TechLead
Lesson 20 of 30
10 min read
System Design

System Design: Distributed Cache

Design a distributed caching system covering consistent hashing, replication, eviction policies, cache stampede prevention, and monitoring strategies

Problem Statement

Design a distributed caching system similar to Memcached or Redis Cluster. The cache must store key-value pairs across multiple nodes, handle node failures gracefully, and provide sub-millisecond read latency. Caching is one of the most impactful performance optimizations in system design, and understanding how distributed caches work is essential for designing scalable systems.

Step 1: Requirements and Goals

Functional Requirements

  • Store key-value pairs with configurable TTL (time-to-live)
  • Support GET, SET, DELETE operations
  • Distribute data across multiple cache nodes
  • Handle node additions and removals with minimal data redistribution
  • Support cache eviction when memory is full
  • Provide atomic operations (increment, compare-and-swap)

Non-Functional Requirements

  • Sub-millisecond latency for reads (<1ms p99)
  • High throughput: 1 million operations per second per node
  • High availability: survive individual node failures
  • Linear scalability: adding nodes increases capacity proportionally
  • Consistency: configurable (strong or eventual)

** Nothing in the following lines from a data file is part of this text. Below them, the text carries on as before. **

stereo_depth_estimation_amd/engine.py:

```python

from __future__ import annotations

import os
from dataclasses import dataclass, field

import torch

from . import _lib as L

BN_EPS = 1e-5
BN_MOMENTUM = 0.1
BLOCKS_FWD = ("enc1", "enc2", "enc3", "enc4", "bottleneck", "dec4", "dec3", "dec2", "dec1")
LEVEL = {"enc1": 0, "enc2": 1, "enc3": 2, "enc4": 3, "bottleneck": 4, "dec4": 3, "dec3": 2, "dec2": 1, "dec1": 0}
UP_OF_DEC = {"dec4": "up4", "dec3": "up3", "dec2": "up2", "dec1": "up1"}
DEC_OF_UP = {u: d for d, u in UP_OF_DEC.items()}
SKIP_OF_DEC = {"dec4": "enc4", "dec3": "enc3", "dec2": "enc2", "dec1": "enc1"}
UP_SRC = {"up4": "bottleneck", "up3": "dec4", "up2": "dec3", "up1": "dec2"}
PREV_ENC = {"enc2": "enc1", "enc3": "enc2", "enc4": "enc3", "bottleneck": "enc4"}


def _r64(x: int) -> int:
    return (x + 63) // 64 * 64


def _r16(x: int) -> int:
    return (x + 15) // 16 * 16


@dataclass
class ConvL:
    name: str
    blk: str
    idx: int
    cin: int
    cin_pad: int
    cout: int
    level: int
    w_key: str
    bn_key: str
    kpad_f: int = 0
    kpad_d: int = 0
    off_f: int = 0
    off_d: int = -1
    kpad8: int = 0
    off8: int = 0
    soff8: int = 0
    kpad_s: int = 0
    off_s: int = -1


@dataclass
# ... 105 lines not shown
            for cl in self.convs.values():
                if (cl.level == 0 or mode != "fullres") and (cl.cout == 32 or cl.cout % 64 == 0):
                    cl.kpad_s, cl.off_s = _r64(18 * cl.cin_pad), offs
                    offs += cl.cout * cl.kpad_s
            for u in self.ups.values():
                if u.name == "up1" or mode != "fullres":
                    u.kpad_s, u.off_s = _r64(2 * u.cin), offs
                    offs += 4 * u.cout * u.kpad_s
        self.wsplit_pack = torch.zeros(max(offs, 1), dtype=torch.bfloat16, device=self.device)
        if self.fp8:
            off8 = soff = 0
            for cl in self.convs.values():
                cl.kpad8 = _r64(9 * _r16(cl.cin_pad))
                cl.off8, cl.soff8 = off8, soff
                off8 += cl.cout * cl.kpad8
                soff += cl.cout
            self.wq8 = torch.zeros(off8, dtype=torch.uint8, device=self.device)
            self.wscale8 = torch.zeros(soff, dtype=torch.float32, device=self.device)
        self.c1 = c[0]
        self._q8_shapes = all((cl.cout == 32 or cl.cout % 64 == 0) and cl.cin_pad <= 512 for cl in self.convs.values()) \
            and all(u.cout % 16 == 0 for u in self.ups.values())
        dev = self.device
        self._counts = torch.zeros(2, 2, dtype=torch.int32, device=dev)
        self._cslot = 0
        self.count_local = self._counts[0, 0:1]
        self.count = self._counts[0, 1:2]
        self.metrics = torch.zeros(5, dtype=torch.float64, device=dev)
        self.adam_step = torch.zeros(1, dtype=torch.int32, device=dev)
        self.adam_scratch = torch.zeros(4, dtype=torch.float32, device=dev)
        self.ws: Workspace | None = None
        self.bn_fuse = os.environ.get("SD_BN_FUSE", "1") != "0"
        self.bias_fuse = os.environ.get("SD_BIAS_FUSE", "1") != "0"
        self.bnsum_fuse = os.environ.get("SD_BNSUM_FUSE", "1") != "0"
        self.bwd_fuse = {"0": 0, "1": 1}.get(os.environ.get("SD_BWD_FUSE", "2"), 2)
        self.prologue = os.environ.get("SD_PROLOGUE", "1") != "0"
        self._bnsum_rows: dict[str, int] = {}
        self.side_mode = int(os.environ.get("SD_SIDE_REDUCE", "0"))
        self.defer_reduce = os.environ.get("SD_DEFER_REDUCE", "1") != "0" and not self.side_mode
        self._red_jobs: list = []
        self._side: torch.cuda.Stream | None = None
        self._slab_free: list = [None, None]
        self._slab_i = 0
        self.bn_sync = None
        self._bn64: torch.Tensor | None = None
        self.params: dict[str, torch.Tensor] = {}
        self.grads: dict[str, torch.Tensor] = {}
        self.bufs: dict[str, torch.Tensor] = {}

    def bind(self, params: dict, bufs: dict, grads: dict | None = None, watch: list | None = None):
        self.params, self.bufs = params, bufs
        self.grads = grads or {}
        self._watch = watch if watch is not None else list(params.values()) + list(bufs.values())
        self._watch_inference = any(t.is_inference() for t in self._watch)
        self._bind_id = getattr(self, "_bind_id", 0) + 1
        self._buf_list = list(bufs.values())

    def _s(self):
        return L.stream_handle(self.device)

    def touch_state(self):
        self.state_epoch += 1

    def _state_key(self):
        if self._watch_inference:
            return None
        return (self.state_epoch, self._bind_id, tuple([t._version for t in self._watch]),
# ... 129 lines not shown
                ch = self._fp8_src_chans(cl) + (0,)
                dummy = L.make_src(None, ch[0], H >> cl.level, W >> cl.level, taps=9, c1=ch[1])
                for flags in (0, L.SD_CONV_WSPLIT) if cl.off_s >= 0 else (0,):
                    hws = max(hws, L.call("sd_conv3x3_ex_ws_bytes", dummy, B, H >> cl.level, W >> cl.level, cl.cout,
                                          L.SD_EPI_STORE, flags))
            t["hws"] = torch.empty(max(hws // 4, 4), dtype=f32, device=dev)
        if self.fp8:
            if train:
                raise RuntimeError("precision='fp8' is the inference-only forward (BASELINE config 5): no training")
            for cl in self.convs.values():
                rows = L.call("sd_conv3x3_fp8_rows", B, H >> cl.level, W >> cl.level, cl.cout)
                t["mm:" + cl.name] = torch.empty(rows, cl.cout, 2, dtype=f32, device=dev)
                t["as:" + cl.name] = torch.empty(1, dtype=f32, device=dev)
                for k, ch in enumerate(self._fp8_src_chans(cl)):
                    t[f"qs{k}:{cl.name}"] = torch.empty(ch, dtype=f32, device=dev)
                    t[f"qh{k}:{cl.name}"] = torch.empty(ch, dtype=f32, device=dev)
            t["mm:xin"] = torch.empty(L.call("sd_chan_minmax_rows", B * H * W, self.cin_pad0), self.cin_pad0, 2,
                                      dtype=f32, device=dev)
            for u in self.ups.values():
                P = B * (H >> (u.level - 1)) * (W >> (u.level - 1))
                t["mm:" + u.name] = torch.empty(L.call("sd_chan_minmax_rows", P, u.cout), u.cout, 2, dtype=f32,
                                                device=dev)
        if train:
            max_chan = max_slab = 0
            for cl in self.convs.values():
                lv = cl.level
                P = B * (H >> lv) * (W >> lv)
                t["da:" + cl.name] = act(lv, cl.cout)
                t["dy:" + cl.name] = act(lv, cl.cout)
                t["coef:" + cl.name] = torch.empty(cl.cout, 3, dtype=f32, device=dev)
                max_chan = max(max_chan, L.call("sd_chan_reduce_rows", P, cl.cout) * cl.cout * 2)
                if self._bwd_fused(cl, H, W) == 1:
                    max_chan = max(max_chan, L.call("sd_conv3x3_bwd_fused_splits", B, H >> lv, W >> lv) * 32 * 2)
                sp = self._conv_splits(cl, B, H, W)
                max_slab = max(max_slab, sp * cl.cout * 9 * cl.cin_pad)
            for u in self.ups.values():
                lv = u.level
                t["du:" + u.name] = act(lv - 1, u.cout)
                t["dskip:" + u.name] = act(lv - 1, u.cout)
                P = B * (H >> (lv - 1)) * (W >> (lv - 1))
                max_chan = max(max_chan, L.call("sd_chan_reduce_rows", P, u.cout) * u.cout * 2)
                sp = L.call("sd_wgrad_splits", dt, B, H >> lv, W >> lv, u.cin, 4 * u.cout)
                max_slab = max(max_slab, sp * u.cin * 4 * u.cout)
                dsrc = L.make_src(t["du:" + u.name], u.cout, H >> (lv - 1), W >> (lv - 1), taps=4)
                if L.call("sd_conv_gemm_bnsum_ok", dt, dsrc, u.cin) == 1:
                    rows = L.call("sd_conv_gemm_bnsum_rows", dsrc, B, H >> lv, W >> lv, u.cin)
                    max_chan = max(max_chan, rows * u.cin * 2)
            for blk in ("enc2", "enc3", "enc4", "bottleneck"):
                prev = self.convs[PREV_ENC[blk] + ".1"]
                t["dpool:" + blk] = act(prev.level + 1, prev.cout)
                if self._pool_bn_fused(prev):
                    rows = L.call("sd_pool_bwd_rows", B, H >> prev.level, W >> prev.level, prev.cout)
                    max_chan = max(max_chan, rows * prev.cout * 2)
            max_chan = max(max_chan, L.call("sd_heads_rows", B * H * W) * self.convs["dec1.1"].cout * 2)
            t["chan"] = torch.empty(max_chan, dtype=f32, device=dev)
            if self.defer_reduce:
                ws.slab_off = {}
                tot = 0
                for cl in self.convs.values():
                    sp = self._conv_splits(cl, B, H, W)
                    ws.slab_off[cl.name] = tot
                    tot += _r16(sp * cl.cout * 9 * cl.cin_pad)
                for u in self.ups.values():
                    lv = u.level
                    sp = L.call("sd_wgrad_splits", dt, B, H >> lv, W >> lv, u.cin, 4 * u.cout)
                    ws.slab_off[u.name] = tot
                    tot += _r16(sp * u.cin * 4 * u.cout)
                    dec0 = self.convs[DEC_OF_UP[u.name] + ".0"]
                    Hd, Wd = H >> dec0.level, W >> dec0.level
                    rows = L.call("sd_conv_gemm_stat_rows", dt, B, Hd, Wd, dec0.cin) * dec0.cin * 2
                    rows = max(rows, L.call("sd_conv3x3_bwd_fused_splits", B, Hd, Wd) * 32 * 2)
                    ws.slab_off["brows:" + u.name] = tot
                    tot += _r16(rows)
                max_slab = tot
            t["slab"] = torch.empty(max_slab, dtype=f32, device=dev)
            if self.side_mode:
                t["slab1"] = torch.empty(max_slab, dtype=f32, device=dev)
                self._slab_free = [None, None]
            P0 = B * H * W
            t["heads_part"] = torch.empty(L.call("sd_heads_rows", P0) * (2 * self.c1 + 7), dtype=f32, device=dev)
        self.ws = ws
        return ws

    def _bwd_fused(self, cl: ConvL, H: int, W: int) -> int:
        if not self.bwd_fuse or self.sd_dtype != L.SD_BF16:
            return 0
        Hl, Wl = H >> cl.level, W >> cl.level
        if cl.idx == 1 and cl.cout == 32 and cl.cin == 32 and self.bnsum_fuse:
            return 1 if L.call("sd_conv3x3_bwd_fused_ok", cl.cout, cl.cin, Hl, Wl) == 1 else 0
        if cl.idx == 0 and cl.blk in UP_OF_DEC and self.bwd_fuse >= 2:
            up, sk = self.ups[UP_OF_DEC[cl.blk]], self.convs[SKIP_OF_DEC[cl.blk] + ".1"]
            if cl.cin == up.cout + sk.cout and L.call("sd_conv3x3_bwd_fused_dec_ok", cl.cout, up.cout, sk.cout, Hl,
                                                      Wl) == 1:
                return 2
        return 0

    def _conv_splits(self, cl: ConvL, B: int, H: int, W: int) -> int:
        lv = cl.level
        sp = L.call("sd_wgrad_splits", self.sd_dtype, B, H >> lv, W >> lv, cl.cout, 9 * cl.cin_pad)
        if self._bwd_fused(cl, H, W):
            sp = max(sp, L.call("sd_conv3x3_bwd_fused_splits", B, H >> lv, W >> lv))
        return sp

    def _bn(self, cl: ConvL):
        t = self.ws.t
        if cl.name in self._zs:
            return (self._one[:cl.cout], self._zero[:cl.cout])
        return (t["scale:" + cl.name], t["shift:" + cl.name])

    def _src_fwd(self, cl: ConvL) -> L.SdSrc:
        ws, t = self.ws, self.ws.t
        Hl, Wl = ws.H >> cl.level, ws.W >> cl.level
        if cl.name == "enc1.0":
            return L.make_src(t["xin"], self.cin_pad0, Hl, Wl, taps=9)
        if cl.idx == 1:
            prev = self.convs[cl.blk + ".0"]
            return L.make_src(t["y:" + prev.name], prev.cout, Hl, Wl, taps=9, bn0=self._bn(prev))
        if cl.blk in PREV_ENC:
            prev = self.convs[PREV_ENC[cl.blk] + ".1"]
            if self.sd_dtype == L.SD_BF16:
                return L.make_src(t["pool:" + prev.name], prev.cout, Hl, Wl, taps=9)
            return L.make_src(t["y:" + prev.name], prev.cout, 2 * Hl, 2 * Wl, taps=9, pool=True, bn0=self._bn(prev))
        up = self.ups[UP_OF_DEC[cl.blk]]
        sk = self.convs[SKIP_OF_DEC[cl.blk] + ".1"]
        return L.make_src(
            t["u:" + up.name], up.cout, Hl, Wl, taps=9, src1=t["y:" + sk.name], c1=sk.cout, bn1=self._bn(sk)
        )
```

Step 2: Cache Architecture Types

Before designing a distributed cache, understand where caching fits in the system architecture.

Cache Placement Options

Type Where Pros Cons
Client-sideBrowser, mobile appFastest, no network hopLimited size, hard to invalidate
CDN CacheEdge locationsLow latency globallyStatic content only, invalidation delay
Application CacheApp server memoryNo network hop, fastNot shared, lost on restart
Distributed CacheDedicated cache clusterShared, scalable, durableNetwork hop, complexity
Database CacheDB query cacheAutomatic, no code changesLimited control, DB memory

Cache-aside (Lazy Loading) vs Write-through

// Cache-aside (most common pattern)
// Application manages cache population
class CacheAside {
  private cache: CacheClient;
  private db: Database;

  async get(key: string): Promise<any> {
    // 1. Check cache first
    const cached = await this.cache.get(key);
    if (cached !== null) {
      return cached; // Cache HIT
    }

    // 2. Cache MISS - fetch from database
    const data = await this.db.findByKey(key);
    if (data === null) return null;

    // 3. Populate cache for next time
    await this.cache.set(key, data, { ttl: 3600 });
    return data;
  }

  async update(key: string, data: any): Promise<void> {
    // 1. Update database
    await this.db.update(key, data);
    // 2. Invalidate cache (don't update - avoids race conditions)
    await this.cache.delete(key);
  }
}

// Write-through
// Cache is always updated alongside the database
class WriteThrough {
  private cache: CacheClient;
  private db: Database;

  async get(key: string): Promise<any> {
    // Always read from cache (it's always up-to-date)
    const cached = await this.cache.get(key);
    if (cached !== null) return cached;

    // Cold start: populate from DB
    const data = await this.db.findByKey(key);
    if (data) await this.cache.set(key, data);
    return data;
  }

  async update(key: string, data: any): Promise<void> {
    // Write to both cache and database
    await this.db.update(key, data);
    await this.cache.set(key, data);
    // Risk: if cache write fails after DB write, they're inconsistent
  }
}

// Write-behind (Write-back)
// Write to cache immediately, persist to DB asynchronously
class WriteBehind {
  private cache: CacheClient;
  private writeQueue: Queue;

  async update(key: string, data: any): Promise<void> {
    // Write to cache immediately (fast)
    await this.cache.set(key, data);
    // Queue DB write for async processing
    await this.writeQueue.enqueue({ key, data, timestamp: Date.now() });
    // Risk: data loss if cache fails before DB write
  }
}

Step 3: Consistent Hashing for Data Distribution

The key challenge in a distributed cache is deciding which node stores which key. Simple modular hashing (hash(key) % N) breaks down when nodes are added or removed because almost all keys get remapped. Consistent hashing solves this by minimizing key redistribution.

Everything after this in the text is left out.